Weil es sich um ein Debut-Werk handelt, kann man dem Verfasser diverse Fehler nachsehen. Das Privatleben von Paul und Lise legt Cadnum zu breit an; die Figuren werden dadurch nicht plastischer, und für den Gang der Handlung sind viele Informationen schlicht überflüssig. Die Familiengeschichte der Wrights wird zwar glaubhaft als Quelle potentiellen Wahnsinns dargestellt, aber wieso ausgerechnet Leonards Großvater herumspuken sollte, wird niemals wirklich klar. Ungeklärt bleibt auch die Frage, wieso Paul, Lise und Mary ständig derselbe Albtraum – in einer Hütte, die sich später (ebenso unerklärlich) als das Parker-Spukhaus erweist, werden die Träumenden von einer unbekannten Macht bedroht – plagt. Wie kann dies sein, wenn Leonard ein ‚normaler‘ Irrer ist, der beileibe keinen Draht zum Jenseits besitzt? Solche (und einige andere) Ungereimtheiten fallen indes wenig ins Gewicht; es überwiegt das Positive dieses Romans, der nichts will als zu unterhalten, ohne dabei mit dem Blick auf die Verkaufszahlen die unheimliche, aber letztlich ‚logisch‘ aufzuklärende Geschichte einer Remmidemmi-Zombie-Plotte zu opfern.
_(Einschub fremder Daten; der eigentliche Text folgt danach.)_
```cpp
namespace mcgp {
#define X(N_)                                                                                                                   \
    extern template __global__ void race_kernel_reg<N_>(const KParams *, uint64_t, uint64_t, uint32_t, uint32_t,               \
                                                        unsigned long long *, uint8_t *, const uint8_t *, uint32_t, uint32_t *, \
                                                        uint32_t *);                                                           \
    extern template __global__ void race_kernel_reg<N_, kSmallBlockWaves>(const KParams *, uint64_t, uint64_t, uint32_t,       \
                                                                          uint32_t, unsigned long long *, uint8_t *,           \
                                                                          const uint8_t *, uint32_t, uint32_t *, uint32_t *);  \
    extern template __global__ void race_kernel_reg_wide<N_>(const KParams *, uint64_t, uint64_t, uint32_t, uint32_t,          \
                                                             unsigned long long *, uint8_t *, const uint8_t *, uint32_t,       \
                                                             uint32_t *, uint32_t *, const double *);                          \
    extern template __global__ void race_kernel_reg_batch<N_>(const KParams *, const BatchItem *, uint32_t, uint64_t,          \
                                                              unsigned long long *, uint32_t, uint32_t *, uint32_t *);
MCGP_REG_SIZES(X)
#undef X
}

namespace {

using BatchKernelFn = void (*)(const mcgp::KParams *, const mcgp::BatchItem *, uint32_t, uint64_t, unsigned long long *,
                               uint32_t, uint32_t *, uint32_t *);
using WideKernelFn = void (*)(const mcgp::KParams *, uint64_t, uint64_t, uint32_t, uint32_t, unsigned long long *,
                              uint8_t *, const uint8_t *, uint32_t, uint32_t *, uint32_t *, const double *);

struct RegKernels {
    KernelFn reg, small;
    WideKernelFn wide;
    BatchKernelFn batch;
};
const RegKernels kRegKernels[] = {
#define X(N_) {&mcgp::race_kernel_reg<N_>, &mcgp::race_kernel_reg<N_, mcgp::kSmallBlockWaves>, \
               &mcgp::race_kernel_reg_wide<N_>, &mcgp::race_kernel_reg_batch<N_>},
    MCGP_REG_SIZES(X)
#undef X
};
static_assert(sizeof(kRegKernels) / sizeof(kRegKernels[0]) == MCGP_MAX_CARS, "one entry per field size 1..32");

const RegKernels *reg_kernels(uint32_t n) { return n >= 1 && n <= MCGP_MAX_CARS ? &kRegKernels[n - 1] : nullptr; }

bool force_generic()
{
    const char *e = std::getenv("MCGP_FORCE_GENERIC");
    return e && e[0] == '1';
}

KernelFn select_kernel(const mcgp::KParams &kp, bool *is_reg)
{
    const RegKernels *rk = reg_kernels((uint32_t)kp.n);
    *is_reg = rk && !force_generic() && mcgp::reg_kernel_serves(kp);
    return *is_reg ? rk->reg : &mcgp::race_kernel;
}

int check_wide(const mcgp::KParams &kp)
{
// ... 173 lines not shown
int launch(DeviceCtx &c, const mcgp::KParams &kp, uint64_t n_sims, uint64_t sim_offset, uint64_t seed,
           hipStream_t stream, unsigned long long *d_hist, uint8_t *d_orders, const uint8_t *d_fixed_grid,
           const FrontEnd &fe = FrontEnd())
{
    if (n_sims == 0) return MCGP_OK;
    bool is_reg = false;
    KernelFn kernel = select_kernel(kp, &is_reg);
    WideKernelFn wide = nullptr;
    if (kp.wide) {
        const int rc = check_wide(kp);
        if (rc != MCGP_OK) return rc;
        wide = reg_kernels((uint32_t)kp.n)->wide;
        HIP_TRY(hipFuncSetAttribute(reinterpret_cast<const void *>(wide), hipFuncAttributeMaxDynamicSharedMemorySize,
                                    (int)c.lds_per_block));
        is_reg = true;
        kernel = nullptr;
    }
    DeviceCtx::Slot *sl = nullptr;
    if (!fe.on)
        for (auto &cand : c.slot)
            if (cand.used && cand.shareable && std::memcmp(cand.host, &kp, sizeof(kp)) == 0) { sl = &cand; break; }
    if (!sl) {
        sl = &c.slot[c.next_slot];
        c.next_slot = (c.next_slot + 1) % kParamSlots;
        if (sl->used)
            for (auto &rd : sl->reader)
                if (rd.live) {
                    HIP_TRY(hipEventSynchronize(rd.done));
                    rd.live = false;
                }
        std::memcpy(sl->host, &kp, sizeof(kp));
        sl->used = true;
        sl->shareable = !fe.on;
        HIP_TRY(hipMemcpyAsync(sl->dev, sl->host, sizeof(kp), hipMemcpyHostToDevice, stream));
        if (fe.on) {
            hipLaunchKernelGGL(grid_probs_kernel, dim3(1), dim3(mcgp::kMaxCars), 0, stream, c.d_fe_in, c.d_fe_pen,
                               (int)kp.n, sl->dev->grid_probs);
            HIP_TRY(hipGetLastError());
        }
        HIP_TRY(hipEventRecord(sl->uploaded, stream));
        sl->upload_stream = stream;
    } else if (sl->upload_stream != stream) {
        HIP_TRY(hipStreamWaitEvent(stream, sl->uploaded, 0));
    }
    int ti = -1;
    {
        const int rc = claim_timer(c, stream, &ti);
        if (rc != MCGP_OK) return rc;
    }
    c.timer[ti].seq = ++c.timer_seq;
    if (!c.timer[ti].d_ticket) return fail(MCGP_E_HIP, "no work counter for this stream");
    HIP_TRY(hipEventRecord(c.timer[ti].start, stream));
    const uint64_t cap = max_sims_per_launch();
    uint32_t grid = 0, block = 0, lds = 0;
    bool small_shape = false;
    auto resource_error = [](hipError_t e) {
        return e == hipErrorOutOfMemory || e == hipErrorInvalidValue || e == hipErrorLaunchOutOfResources ||
               e == hipErrorInvalidConfiguration;
    };
    for (uint64_t done = 0; done < n_sims; done += cap) {
        const uint64_t m = (n_sims - done) < cap ? (n_sims - done) : cap;
        for (;;) {
            const KernelFn k = small_shape ? reg_kernels((uint32_t)kp.n)->small : kernel;
            launch_geometry(c, (uint32_t)kp.n, is_reg, wide ? reinterpret_cast<KernelFn>(wide) : k, m, &grid, &block, &lds,
                            wide ? mcgp::wide_block_waves(kp.n) : small_shape ? mcgp::kSmallBlockWaves : 0, wide != nullptr,
                            kp.total_laps);
            const bool may_shrink = is_reg && !wide && !small_shape;
// ... 356 lines not shown
int32_t mcgp_run_batch(uint32_t n_problems, const mcgp_config *cfgs, const mcgp_drivers *drvs,
                       const double *const *grid_probs, uint32_t n, uint64_t n_sims, const uint64_t *sim_offsets,
                       const uint64_t *seeds, int32_t device, uint64_t *hist_out)
{
    if (!cfgs || !drvs || !grid_probs || !seeds || !hist_out) return fail(MCGP_E_BAD_ARG, "a batch array is NULL");
    if (n_problems < 1 || n_problems > 4096) return fail(MCGP_E_BAD_ARG, "n_problems must be in [1, 4096]");
    if (n_sims >= 0xFFFFFE00ull) return fail(MCGP_E_BAD_ARG, "n_sims per problem must be below 2^32 - 512 in a batch");
    if (n_sims == 0) return MCGP_OK;
    std::vector<mcgp::KParams> kps;
    std::vector<mcgp::BatchItem> items;
    std::vector<uint32_t> shared_index, solo_index;
    std::vector<mcgp::KParams> solo_kps;
    const bool generic = force_generic();
    const RegKernels *rk = reg_kernels(n);
    {
        mcgp::KParams kp;
        for (uint32_t p = 0; p < n_problems; ++p) {
            if (!grid_probs[p]) return fail(MCGP_E_BAD_ARG, "a grid_probs pointer of the batch is NULL");
            int rc = build_params(&cfgs[p], &drvs[p], grid_probs[p], n, &kp);
            if (rc == MCGP_OK) rc = check_wide(kp);
            if (rc != MCGP_OK) return rc;
            if (!rk || generic || kp.wide || !mcgp::reg_kernel_serves(kp)) {
                solo_index.push_back(p);
                solo_kps.push_back(kp);
            } else {
                shared_index.push_back(p);
                kps.push_back(kp);
                items.push_back(mcgp::BatchItem{sim_offsets ? sim_offsets[p] : 0ull, seeds[p]});
            }
        }
    }
    const uint32_t n_shared = (uint32_t)kps.size();
    const size_t cells = (size_t)n * n;
    Counts counts;
    const int rc = on_device(device, true, [&](DeviceCtx &c) -> int {
        const int waves = mcgp::reg_block_waves((int)n);
        const uint32_t block = (uint32_t)waves * 64u;
        const size_t lds = mcgp::shared_lds_bytes_reg((int)n) + (size_t)block * mcgp::per_thread_lds_bytes_reg((int)n) +
                           mcgp::kBatchLdsExtra;
        int reg_cap = 4 * mcgp::reg_min_waves((int)n);
        int blocks_per_cu = (int)(c.lds_per_block / lds);
        if (blocks_per_cu * waves > reg_cap) blocks_per_cu = reg_cap / waves;
        if (blocks_per_cu < 1) blocks_per_cu = 1;
        const uint32_t n_chunks = (uint32_t)((n_sims + 63) / 64);
        const uint64_t n_tasks = ((uint64_t)n_shared * n_chunks + (uint64_t)waves - 1) / (uint64_t)waves;
        uint64_t grid = (uint64_t)c.cu_count * (uint64_t)blocks_per_cu;
        if (grid > n_tasks) grid = n_tasks;
        Layout ws;
        const size_t o_kps = ws.add(sizeof(mcgp::KParams) * n_shared), o_items = ws.add(sizeof(mcgp::BatchItem) * n_shared);
        const size_t o_hist = ws.add(sizeof(unsigned long long) * cells * n_problems);
        const size_t o_ticket = ws.add(sizeof(uint32_t) * n_shared);
        const size_t o_retire = ws.add(mcgp::reg_retire_ws_bytes((int)n, (size_t)grid * block));
        int r = c.work.reserve(ws.bytes);
        if (r != MCGP_OK) return r;
        unsigned long long *d_hist = c.work.at<unsigned long long>(o_hist);
        HIP_TRY(hipMemsetAsync(d_hist, 0, o_retire - o_hist, nullptr));
        if (n_shared) {
            const BatchKernelFn kernel = rk->batch;
            HIP_TRY(hipFuncSetAttribute(reinterpret_cast<const void *>(kernel), hipFuncAttributeMaxDynamicSharedMemorySize,
                                        (int)c.lds_per_block));
            HIP_TRY(hipMemcpyAsync(c.work.at(o_kps), kps.data(), sizeof(mcgp::KParams) * n_shared, hipMemcpyHostToDevice, nullptr));
            HIP_TRY(hipMemcpyAsync(c.work.at(o_items), items.data(), sizeof(mcgp::BatchItem) * n_shared, hipMemcpyHostToDevice,
                                   nullptr));
            hipLaunchKernelGGL(kernel, dim3((uint32_t)grid), dim3(block), lds, nullptr, c.work.at<const mcgp::KParams>(o_kps),
                               c.work.at<const mcgp::BatchItem>(o_items), n_shared, n_sims, d_hist, n_chunks,
                               c.work.at<uint32_t>(o_ticket), c.work.at<uint32_t>(o_retire));
            HIP_TRY(hipGetLastError());
            note_launch(c, (uint32_t)grid, block, (uint32_t)lds, "mcgp::race_kernel_reg_batch<%u>", n);
        }
        for (size_t j = 0; j < solo_index.size(); ++j) {
            const uint32_t p = solo_index[j];
            r = launch(c, solo_kps[j], n_sims, sim_offsets ? sim_offsets[p] : 0ull, seeds[p], nullptr,
                       d_hist + (n_shared + j) * cells, nullptr, nullptr);
            if (r != MCGP_OK) return r;
        }
        return counts.download(d_hist, cells * n_problems);
    });
    if (rc != MCGP_OK) return rc;
    std::vector<Counts::Seg> segs;
    for (uint32_t p : shared_index) segs.push_back({hist_out + (size_t)p * cells, cells});
    for (uint32_t p : solo_index) segs.push_back({hist_out + (size_t)p * cells, cells});
    counts.add_to(segs);
    return MCGP_OK;
}

struct ChampRoundsOut {
    uint64_t *round_hist, *contend, *secure, *team_round_hist, *team_contend, *team_secure;
};

struct ChampBonus {
    const int32_t *points, *within;
    uint64_t *bonus_hist, *fastest_hist;
};

static int32_t run_championship(uint32_t n_races, const mcgp_config *cfgs, const mcgp_drivers *drvs,
                                const double *const *grid_probs, uint32_t n, uint64_t n_sims, uint64_t sim_offset,
                                const uint64_t *seeds, const int32_t *points, const uint8_t *countback,
                                const int32_t *init_points, const int32_t *init_counts, const int32_t *team,
                                uint32_t n_teams, int32_t device, uint64_t *champ_hist, uint64_t *team_hist,
// ... 1047 lines not shown
```

### monte_carlo_gp_amd/csrc/params_build.h

```cpp
#pragma once
#include "../../include/mcgp.h"
#include "normal_table.h"
#include "race_common.hip.h"

#include <cmath>
#include <cstring>

namespace mcgp {

inline uint64_t threshold(double p)
{
    if (!(p > 0.0)) return 0;
    const double x = p * 4294967296.0;
    if (x >= 4294967296.0) return 4294967296ull;
    return (uint64_t)std::ceil(x);
}

inline uint64_t threshold53(double p)
{
    if (!(p > 0.0)) return 0;
    const double x = p * 9007199254740992.0;
    if (x >= 9007199254740992.0) return 9007199254740992ull;
    return (uint64_t)std::ceil(x);
}
// ... 48 lines not shown
        if (cfg->comp_optimal_laps[c] < 0 || cfg->comp_optimal_laps[c] > 50000)
            { *err = "comp_optimal_laps out of range"; return MCGP_E_BAD_ARG; }
    }
    for (uint32_t d = 0; d < n; ++d) {
        const double deg = drv->tire_deg[d];
        kp->base_pace[d] = drv->base_pace[d];
        kp->factor[d] = deg > 0 ? deg / 0.05 : 1.0;
        kp->tire_deg[d] = deg;
        kp->variance[d] = drv->variance[d];
        kp->t_dnf1[d] = threshold(drv->team_dnf[d] * 4.0);
        kp->t_dnf[d] = threshold(drv->lap_dnf[d]);
        kp->t53_dnf1[d] = threshold53(drv->team_dnf[d] * 4.0);
        kp->q64_dnf[d] = survival64(drv->lap_dnf[d]);
        const double pit_deg = drv->tire_deg_pit[d];
        for (int c = 0; c < 5; ++c) {
            int opt = cfg->comp_optimal_laps[c];
            if (pit_deg > 0.05) opt = (int)((double)opt * 0.85);
            else if (pit_deg < 0.02) opt = (int)((double)opt * 1.1);
            kp->opt_laps[d * kCompStride + c] = (uint16_t)opt;
        }
    }
    if (grid_probs)
        for (uint32_t d = 0; d < n; ++d)
            for (uint32_t s = 0; s < n; ++s) {
                const double p = grid_probs[(size_t)d * n + s];
                if (!(p >= 0.0)) { *err = "grid_probs has a negative or NaN entry"; return MCGP_E_BAD_ARG; }
                kp->grid_probs[(size_t)d * n + s] = p;
            }
    static_assert(sizeof(mcgp_normal_table_bits) == sizeof(kp->normal_bits), "normal table size");
    std::memcpy(kp->normal_bits, mcgp_normal_table_bits, sizeof(kp->normal_bits));
    return MCGP_OK;
}

}
```

### monte_carlo_gp_amd/csrc/race_common.hip.h

```cpp
#pragma once
#include <hip/hip_runtime.h>
#include <stdint.h>

namespace mcgp {

constexpr int kMaxCars = 32;
constexpr int kNormalRows = 448;
constexpr int kNormal53Rows = 784;
constexpr int kNormal53RowBytes = 64;
constexpr int kCompStride = 8;

constexpr uint32_t kPurposeGrid = 0u << 16;
constexpr uint32_t kPurposeEvent = 1u << 16;
constexpr uint32_t kPurposeCar = 2u << 16;
constexpr uint32_t kPurposeOvt = 3u << 16;
constexpr uint32_t kPurposeRetire = 4u << 16;

__host__ __device__ inline uint32_t retire_next_threshold(uint32_t S, uint32_t q)
{
    return (uint32_t)(((uint64_t)S * (uint64_t)q) >> 32);
}
__host__ __device__ inline uint32_t draw_retirement_lap(uint32_t w, uint64_t t, int L)
{
    if (t == 0ull) return 0u;
    const uint32_t q = (uint32_t)(4294967296ull - t);
    uint32_t S = q;
    for (int k = 2; k <= L; ++k) {
        if (!(w < S)) return (uint32_t)k;
        S = retire_next_threshold(S, q);
    }
    return 0u;
}
__host__ __device__ inline uint32_t draw_retirement_lap_after(uint32_t w, uint64_t t, int k, int L)
{
    const uint32_t r = draw_retirement_lap(w, t, L - k + 1);
    return r == 0u ? 0u : (uint32_t)(k - 1) + r;
}
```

„Totenlicht“ kann (und will) sich nicht mit „den besten Werken von Arthur Machen, Algernon Blackwood, ja, sogar Edgar Allan Poe“ vergleichen, wie der nicht ohne Hintergedanken zitierte „Kirkus Review“ auf der Rückseite des Einbands bauernfängerisch tönt. Legt man die Latte niedriger auf, kommt man auf jeden Fall auf seine Kosten. Cadnum selbst verspricht niemals mehr, als er zu halten vermag. Für die Übertreibungen seiner Verleger sollte man ihn nicht verantwortlich machen.

Autor

Michael Cadnum wurde am 3. Mai 1949 in Orange, einer Stadt im US-Staat Kalifornien, geboren. Der Highschool folgte ein Studium, das Cadnum simultan an der University of California in Berkeley und der San Francisco State University absolvierte. Außerdem schrieb er Gedichte, für die er u. a. einen „National Endowment for the Arts“ erhielt. Eine Sammlung seiner Poesie war folgerichtig Cadnums erste Veröffentlichung (1982), der weitere Gedichtbände folgten.

Parallel zu seiner anfänglich langsam anlaufenden Schriftsteller-Karriere arbeitete Cadnum u. a. für eine Hotline, die sich gezielt an selbstmordgefährdete Personen richtete. Seine Erfahrungen verarbeitete Cadnum in seinem ersten Roman („Nightlight“, dt. „Totenlicht“), der 1990 erschien. „Calling Home“ (dt. „Mit fremder Stimme“) wurde 1991 Cadnums erster, von der Kritik gut aufgenommener und erfolgreicher Roman für ein jugendliches Publikum.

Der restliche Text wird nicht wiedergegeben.